Composition of Philosophy. July 23.
July 23, 2009
The draft of the first half of the book is finally done.
It’s somewhere under 70 pages, meaning it’s just about the right length already. But there’s some unevenness– Chapters 1, 2, and 4 are too long, while Chapters 3 and 5 are too short. The entire draft is also fairly poorly written, but you all know I don’t care about that in the initial stage. The witchcraft that turns flat propositions into alluring riddles is best practiced near the end.
General remark: this was one of the toughest weeks of writing I’ve had in quite awhile, meaning that it wasn’t especially enjoyable, and thus I often had to force myself to work. The difference between 2009 and 1995, for me, is that in 1995 if I were having a tough writing week I would have done nothing and just read books while waiting for the mood to pass. These days, I don’t wait for it to pass. I’m able to put something together even when not especially feeling like working, and that something is always good raw material for when the special mood really does hit.
There seem to be two different schools of thought about the value of “inspiration.” Some find it essential, while others scorn this notion and think of writing as a craft that can be done for a specified number of hours per day.
So far on this blog, it might sound like I’m an advocate of the second approach. But that’s not quite true. I also think that inspiration is important. I simply don’t think you need to have it on the first draft. I’ve chosen to downplay inspiration on this blog simply because dissertation writers are guilty of waiting for inspiration far more often than they are guilty of the opposite extreme of soulless production. I do think there should be a spark of magic in any piece of writing, but I also think it can come at one of several different stages in the project.
The first draft can be a fairly flat aggregate of poorly written paragraphs strung together in a reasonably good order based on a preliminary outline. And then it can be recrafted from that form into something much better. Sometimes you get lucky and the Muses are with you from the start. But that isn’t always the case. And if you never try a first draft of anything until the Muses arrive, you’re often going to go for months without doing anything, because sometimes that’s how seldom they arrive.
Do you think Michelangelo or Rembrandt moped around at home waiting to be inspired? Not really. They went into the studio and worked. Which isn’t to say that it’s only a practical craft, just that a lot of the preliminaries can be done in the manner of a craft, and then maybe one night the spirit returns and you are able to breathe life into the whole thing. That’s the point when you really start to fall in love with a project. But you don’t need to be in love with a project yet just to work on it.
So far, I’m not in love with this draft. But I’ll surely be in love with it by the end of August. You’ll start to notice the change in tone once I reach that stage.

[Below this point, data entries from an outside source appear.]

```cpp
int caddy_start_inference(caddy_ctx* ctx);
int caddy_f16_saturated(caddy_ctx* ctx);
int caddy_fallback_layers(caddy_ctx* ctx);
int caddy_generate_next(caddy_ctx* ctx, const float* observation, int action, const float* variation, float* frame_out, float* obs_out);

#define CADDY_PROFILE_FAMILIES 18
int caddy_debug_set_poison(caddy_ctx* ctx, int on);
int caddy_debug_set_seeds_only(caddy_ctx* ctx, int on);
int caddy_profile_begin(caddy_ctx* ctx);
int caddy_profile_end(caddy_ctx* ctx, double* out );
int caddy_profile_records(caddy_ctx* ctx, double* out, int max_records);
int caddy_profile_phases(caddy_ctx* ctx, char* names_out, float* ms_out, int max);

int caddy_debug_count(caddy_ctx* ctx);
int caddy_debug_fusion_counts(caddy_ctx* ctx, long* out3);
int caddy_debug_set_bn_paths(caddy_ctx* ctx, int small, int lazy, int epilogue_stats);
int caddy_debug_set_vgg_s16(caddy_ctx* ctx, int on);
int caddy_debug_set_s16_grads(caddy_ctx* ctx, int on);
int caddy_debug_set_perc_chunks(caddy_ctx* ctx, int n);
long caddy_debug_s16_grad_count(caddy_ctx* ctx);
int caddy_debug_set_pack_merged(caddy_ctx* ctx, int on);
int caddy_debug_dims(caddy_ctx* ctx, int i, int* nhwc4);
int caddy_debug_get(caddy_ctx* ctx, int i, int grad, float* dst_nchw);

int caddy_bn_layer_count(caddy_ctx* ctx);
long caddy_bn_calls(caddy_ctx* ctx, int i, char* name_out128);

struct ConvArgs; struct WgradArgs; struct PackDesc; struct TV;
int caddy_k_conv_fwd(const struct ConvArgs* a, void* stream);
int caddy_k_conv_wgrad(const struct WgradArgs* a, void* stream);
int caddy_k_conv_took_direct(void);
int caddy_k_conv_stats_tiles(void);
int caddy_k_bn_finalize_tiles(const float* part, int ntiles, int ldp, long count, const float* gamma, const float* beta, float* rmean, float* rvar, int C,
                              float* mean, float* invstd, float* scale, float* shift, void* stream);
int caddy_k_bn_bwd_lazy(const struct TV* dout, const struct TV* x, const float* mean, const float* invstd, const float* gamma, const float* scale, const float* shift, int act,
                        double* sums, double* scratch, const struct TV* dx, float* dgamma, float* dbeta, void* stream);
int caddy_k_conv_pick_bn(int cout);
int caddy_k_hx_pick_bn(int cout);
int caddy_k_hx_force_big(int v);
// ... 13 lines not shown
```

### playablevideogeneration_amd/csrc/build.py

```python
import os
import subprocess
import sys

HERE = os.path.dirname(os.path.abspath(__file__))
ROOT = os.path.dirname(os.path.dirname(HERE))
SOURCES = ["conv_mfma.hip", "conv_hx.hip", "conv_hx_wgrad.hip", "conv_head.hip", "conv_direct.hip", "conv_thin.hip", "conv_narrow.hip", "conv_stream.hip", "pointwise.hip", "pack.hip", "head.hip", "perceptual.hip", "frame_metrics.hip", "lpips.hip", "detection.hip", "net.cpp", "capi_kernels.cpp", "dp_rccl.cpp"]
LIB = os.path.join(HERE, "libcaddy_hip.so")


def _stale(target, deps):
    if not os.path.exists(target):
        return True
    t = os.path.getmtime(target)
    return any(os.path.getmtime(d) > t for d in deps)


def _deps():
    return [os.path.join(HERE, f) for f in os.listdir(HERE) if f.endswith((".hip", ".cpp", ".h"))] + \
           [os.path.join(ROOT, "include", "caddy_hip.h")]
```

Now, what’s next? My new goal is still to have a completely polished first five chapters by July 31, which would give me all of August to write the second half.
Shall I start tomorrow? Or shall I press the reset button with a day-trip to Alexandria? I’m thinking the latter, but if I’m in an especially good writing mood then I’ll stay home and do that.
holiday
July 23, 2009
The University is closed, though hardly any businesses seem to be.
The holiday in question is the 57th anniversary of the Egyptian Revolution, when the Free Officers Movement of Naguib and Nasser took power and sent King Farouk into exile.